RECORDS SUPPLIED:
#define QF_TAIL_STEADY_HERE (QF_TAIL_LITERAL && EXACT && (FAST || QF_TAIL_LITERAL32))
#define QF_KT_CLAMP(kt_) ((QF_TAIL_STEADY_HERE && (kt_) >= KT) ? KT - 1 : (kt_))
#define QF_LOAD_TILE_A(kt_, SET_)                                                      \
    if (FAST) {                                                                        \
        const unsigned sa = fa_soff0 + (unsigned)QF_KT_CLAMP(kt_) * (unsigned)(BK * sizeof(cplx)); \
        _Pragma("unroll") for (int r = 0; r < 4; ++r)                                  \
        {                                                                              \
            const v4u t = __builtin_amdgcn_raw_buffer_load_b128(rsrcA, fa_voff, sa + r * f_rows16, 0); \
            ra[SET_][r] = *reinterpret_cast<const cplx *>(&t);                         \
        }                                                                              \
    } else {                                                                           \
        const unsigned char *ap = a_row + (size_t)QF_KT_CLAMP(kt_) * (BK * sizeof(cplx)); \
        _Pragma("unroll") for (int r = 0; r < A_PER; ++r)                              \
        {                                                                              \
            ra[SET_][r] = zero;                                                        \
            if (EXACT || (i0 + tid / BK + r * A_ROWS_PER < N && ((kt_) + kt_off) * BK + tid % BK < N)) \
                ra[SET_][r] = *reinterpret_cast<const cplx *>((ap + r * a_pass) + a_voff); \
        }                                                                              \
    }
#define QF_LOAD_TILE_B(kt_, SET_)                                                      \
    if (FAST) {                                                                        \
        const unsigned sb = fb_soff0 + (unsigned)QF_KT_CLAMP(kt_) * f_rows16;          \
        _Pragma("unroll") for (int r = 0; r < 4; ++r)                                  \
        {                                                                              \
            const v4u t = __builtin_amdgcn_raw_buffer_load_b128(rsrcB, fb_voff + (r & 1) * 256u, sb + (r >> 1) * (f_rows16 / 2), 0); \
            rb[SET_][r] = *reinterpret_cast<const cplx *>(&t);                         \
        }                                                                              \
    } else {                                                                           \
        const unsigned char *bp = b_col + (size_t)QF_KT_CLAMP(kt_) * b_ktile; \
        _Pragma("unroll") for (int r = 0; r < B_PER; ++r)                              \
        {                                                                              \
            rb[SET_][r] = zero;                                                        \
            if (EXACT || (((kt_) + kt_off) * BK + tid / BN + r * B_ROWS_PER < N && j0 + tid % BN < N)) \
                rb[SET_][r] = *reinterpret_cast<const cplx *>((bp + r * b_pass) + b_voff); \
        }                                                                              \
    }
#define QF_LOAD_TILE(kt_, SET_)                                                        \
    {                                                                                  \
        QF_LOAD_TILE_A(kt_, SET_)                                                      \
        QF_LOAD_TILE_B(kt_, SET_)                                                      \
    }
// ... 137 lines not shown
        __builtin_amdgcn_sched_barrier(0);                                             \
         \
        __builtin_amdgcn_s_waitcnt(0xC07F);                                            \
        __builtin_amdgcn_sched_barrier(0);                                             \
        QF_STAMP_AT((kt_) + 2)                                                         \
    }
#define QF_KTILE_PHASE1(kt_, BUF_, STORE_, LOAD_, NEXT_, STEADY_, PREF_)                      \
    {                                                                                  \
                           \
        QF_STAMP_PH(kt_, 0)                                                            \
        QF_READ_FRAGS(1, BUF_, 1)                                                      \
        __builtin_amdgcn_sched_barrier(0);                                             \
        QF_MFMA(0)                                                                     \
        __builtin_amdgcn_sched_barrier(0);                                             \
          \
        QF_STAMP_PH(kt_, 1)                                                            \
        QF_READ_FRAGS(0, BUF_, 2)                                                      \
        __builtin_amdgcn_sched_barrier(0);                                             \
        if ((STORE_) && !QF_ABL_NOSTORE) QF_STORE_TILE((BUF_) ^ 1, (BUF_) ^ 1)         \
        if ((LOAD_) && !QF_ABL_NOGLOAD) QF_LOAD_TILE((kt_) + 3, (BUF_) ^ 1)            \
        if (EPI && (PREF_) == 1) QF_EPI_FETCH(e_c, ep.PW, false)                       \
        if (EPI && (PREF_) == 2) QF_EPI_FETCH(e_t, ep.PW, true)                        \
        if (EPI && (PREF_) == 3) QF_EPI_COMM                                           \
        if (EPI && (PREF_) == 5) {                                                     \
            QF_EPI_FETCH(e_w, ep_W, false)                                             \
            QF_EPI_FETCH(e_old, ep_dW_old, false)                                      \
        }                                                                              \
        QF_MFMA(1)                                                                     \
        if (EXACT && (STEADY_)) {                                                \
              \
            _Pragma("unroll") for (int g = 0; g < (A_PER + B_PER); ++g)                \
            {                                                                          \
                __builtin_amdgcn_sched_group_barrier(SG_MFMA, 1, 0);                   \
                __builtin_amdgcn_sched_group_barrier(SG_DS_WR, 2, 0);                  \
            }                                                                          \
            _Pragma("unroll") for (int g = 0; g < (A_PER + B_PER) / 2; ++g)            \
            {                                                                          \
                __builtin_amdgcn_sched_group_barrier(SG_MFMA, 1, 0);                   \
                __builtin_amdgcn_sched_group_barrier(SG_VMEM_RD, 2, 0);                \
            }                                                                          \
        }                                                                              \
        __builtin_amdgcn_sched_barrier(0);                                             \
                                                                          \
        QF_STAMP_PH(kt_, 2)                                                            \
        QF_READ_FRAGS(1, BUF_, 3)                                                      \
        __builtin_amdgcn_sched_barrier(0);                                             \
        QF_MFMA(0)                                                                     \
        __builtin_amdgcn_sched_barrier(0);                                             \
         \
        if (QF_ABL_NOBARRIER) asm volatile("s_waitcnt lgkmcnt(0)" ::: "memory");      \
        else asm volatile("s_waitcnt lgkmcnt(0)\n\ts_barrier" ::: "memory");           \
        __builtin_amdgcn_sched_barrier(0);                                             \
                                      \
        QF_STAMP_PH(kt_, 3)                                                            \
        if (NEXT_) QF_READ_FRAGS(0, (BUF_) ^ 1, 0)                                     \
        __builtin_amdgcn_sched_barrier(0);                                             \
        QF_MFMA(1)                                                                     \
        __builtin_amdgcn_sched_barrier(0);                                             \
         \
        __builtin_amdgcn_s_waitcnt(0xC07F);                                            \
        __builtin_amdgcn_sched_barrier(0);                                             \
        QF_STAMP_PH(kt_, 4)                                                            \
        QF_STAMP_AT((kt_) + 2)                                                         \
    }
#define QF_KTILE(kt_, BUF_, STORE_, LOAD_, NEXT_, STEADY_, PREF_)                      \
    {                                                                                  \
        if (FAST && QF_STAGE_SPREAD) QF_KTILE_SPREAD(kt_, BUF_, STORE_, LOAD_, NEXT_, STEADY_, PREF_) \
        else QF_KTILE_PHASE1(kt_, BUF_, STORE_, LOAD_, NEXT_, STEADY_, PREF_)          \
    }
#define QF_KTILE_STEADY(kt_, BUF_, PREF_) QF_KTILE(kt_, BUF_, 1, 1, 1, 1, PREF_)
#define QF_KTILE_TAIL(kt_, BUF_) QF_KTILE(kt_, BUF_, ((kt_) + 1 < KT), ((kt_) + 3 < KT), ((kt_) + 1 < KT), 0, 0)
#define QF_KTILE_LAST(kt_, BUF_) QF_KTILE(kt_, BUF_, 0, 0, 0, 0, 5)
#define QF_KLOOP_TAIL(kt_)                                                             \
    {                                                                                  \
        if (QF_TAIL_STEADY_HERE && (kt_) < KT) {     \
            QF_KTILE_STEADY(kt_, 0, 0)                                                 \
            ++(kt_);                                                                   \
        }                                                                              \
        for (; (kt_) < KT; ++(kt_)) {                                                  \
            if ((kt_) & 1) { QF_KTILE_TAIL(kt_, 1) } else { QF_KTILE_TAIL(kt_, 0) }    \
        }                                                                              \
    }

    const int KT = (N + BK - 1) / BK;
    QF_STAMP_AT(0)
    QF_LOAD_TILE_A(0, 0)
    if (KT > 1) { QF_LOAD_TILE_A(1, 1) }
    if (!qf_guard_iter(guard)) return;
    if (!EPI && guard.alt && guard.state->wh_sel) B = static_cast<const cplx *>(guard.alt);
    const unsigned char *b_col = reinterpret_cast<const unsigned char *>(B) + (size_t)j0 * sizeof(cplx);
    const __amdgpu_buffer_rsrc_t rsrcB = __builtin_amdgcn_make_buffer_rsrc(
        const_cast<cplx *>(B), 0, FAST ? (int)((size_t)N * N * sizeof(cplx)) : 0, 0x00020000);
    QF_LOAD_TILE_B(0, 0)
    if (KT > 1) { QF_LOAD_TILE_B(1, 1) }
    QF_STORE_TILE(0, 0)
    __syncthreads();
    if (KT > 2) QF_LOAD_TILE(2, 0)
    QF_READ_FRAGS(0, 0, 0)
    __builtin_amdgcn_s_waitcnt(0xC07F);
    QF_STAMP_AT(1)

    int kt = 0;
    const bool spread = EPI && KT >= 10;
    if (spread) {
        QF_KTILE_STEADY(0, 0, 0)
        QF_KTILE_STEADY(1, 1, 1)
        QF_KTILE_STEADY(2, 0, 2)
        QF_KTILE_STEADY(3, 1, 0)
        QF_KTILE_STEADY(4, 0, 3)
        QF_KTILE_STEADY(5, 1, 0)
        kt = 6;
    }
    for (; kt + ((QF_TAIL_STEADY_HERE) ? 1 : 4) < KT; kt += 2) {
        QF_KTILE_STEADY(kt, 0, 0)
        QF_KTILE_STEADY(kt + 1, 1, 0)
    }
    QF_KLOOP_TAIL(kt)
    if (EPI) {
        if (!spread) {
            QF_EPI_FETCH(e_c, ep.PW, false)
            QF_EPI_FETCH(e_t, ep.PW, true)
            QF_EPI_COMM
        }
        QF_EPI_FETCH(e_w, ep_W, false)
        QF_EPI_FETCH(e_old, ep_dW_old, false)
    }

    if constexpr (!EPI) {
#if QF_WT_PW
        const __amdgpu_buffer_rsrc_t rsrcC = __builtin_amdgcn_make_buffer_rsrc(C, 0, 0x7fffffff, 0x00020000);
#endif
#pragma unroll
        for (int mi = 0; mi < MT; ++mi)
#pragma unroll
            for (int ni = 0; ni < NT; ++ni)
#pragma unroll
                for (int reg = 0; reg < 4; ++reg) {
                    int gi = i0 + wm * WTM + mi * 16 + q4 + 4 * reg;
                    int gj = j0 + wn * WTN + ni * 16 + r16;
                    const double cre = accR[mi][ni][reg] - accI[mi][ni][reg];
                    const double cim = (accS[mi][ni][reg] - accR[mi][ni][reg]) - accI[mi][ni][reg];
                    if (EXACT || (gi < N && gj < N)) {
#if QF_WT_PW
                        const cplx v = make_double2(cre, cim);
                        __builtin_amdgcn_raw_buffer_store_b128(*reinterpret_cast<const v4u *>(&v), rsrcC,
                                                               (unsigned)(((size_t)gi * N + gj) * sizeof(cplx)), 0, 16);
#else
                        C[(size_t)gi * N + gj] = make_double2(cre, cim);
#endif
                    }
                }
    } else {
        double *rs = reinterpret_cast<double *>(smem_raw);
        __syncthreads();
#pragma unroll
        for (int mi = 0; mi < MT; ++mi) {
#pragma unroll
            for (int reg = 0; reg < 4; ++reg) {
                const int li = wm * WTM + mi * 16 + q4 + 4 * reg;
                const int gi = i0 + li;
                double rsum = 0.0;
#pragma unroll
                for (int ni = 0; ni < NT; ++ni) {
                    const int gj = j0 + wn * WTN + ni * 16 + r16;
                    if (EXACT || (gi < N && gj < N)) {
                        const size_t e = (size_t)gi * N + gj;
                        const double cr = e_c[mi][ni][reg].x;
                        const double ci = e_c[mi][ni][reg].y;
                        const double tre = accR[mi][ni][reg] - accI[mi][ni][reg];
                        const double tim = (accS[mi][ni][reg] - accR[mi][ni][reg]) - accI[mi][ni][reg];
                        const double dr = tre + cr;
                        const double di = tim + ci;
                        ep_dW_new[e] = make_double2(dr, di);
                        const cplx w = e_w[mi][ni][reg];
                        ep.Whalf[e] = make_double2(w.x + dr, w.y + di);
                        if (FUSED) {
                            const double wr = w.x + 2.0 * cr, wi = w.y + 2.0 * ci;
                            ep_Wnext[e] = make_double2(wr, wi);
                            ep.Whalf_step[e] = make_double2(wr + dr, wi + di);
                        }
                        const cplx o = e_old[mi][ni][reg];
                        const double er = o.x - dr, ei = o.y - di;
                        rsum += qf_modulus(er, ei);
                    }
                }
                rsum = qf_row16_sum(rsum);
                if (r16 == 0) rs[wn * BM + li] = rsum;
            }
        }
        __syncthreads();
        for (int li = tid; li < BM; li += T) {
            double s = 0.0;
#pragma unroll
            for (int c = 0; c < WN; ++c) s += rs[c * BM + li];
            if (EXACT || i0 + li < N) {
                if (FUSED) __hip_atomic_store(ep.rowpart + (size_t)tn * N + i0 + li, s, __ATOMIC_RELAXED, __HIP_MEMORY_SCOPE_AGENT);
                else ep.rowpart[(size_t)tn * N + i0 + li] = s;
            }
        }
        if (FUSED) {
            asm volatile("s_waitcnt vmcnt(0)" ::: "memory");
            __syncthreads();
            unsigned *last_flag = reinterpret_cast<unsigned *>(rs + WN * BM);
            if (tid == 0) {
                unsigned old = 0u;
                if (!((ep.debug_drop & 2) && lid == 0)) old = __hip_atomic_fetch_add(ep.ticket, 1u, __ATOMIC_RELAXED, __HIP_MEMORY_SCOPE_AGENT);
                *last_flag = (old == (unsigned)(ep.n_tiles - 1)) ? 1u : 0u;
            }
            __syncthreads();
            if (*last_flag != 0u)
                qf_fused_step_end(N, tiles_n, ep.rowpart, ep.ticket, ep.state_rw, ep.rec, guard.iter, tid, rs + WN * BM + 2);
        }
    }
    QF_STAMP_AT(KT + 2)
}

GOAL OF THE EXERCISE: Please copy out every line of the preceding listing that carries "lgkmcnt".

REPLY:
        if (QF_ABL_NOBARRIER) asm volatile("s_waitcnt lgkmcnt(0)" ::: "memory");      \
        else asm volatile("s_waitcnt lgkmcnt(0)\n\ts_barrier" ::: "memory");           \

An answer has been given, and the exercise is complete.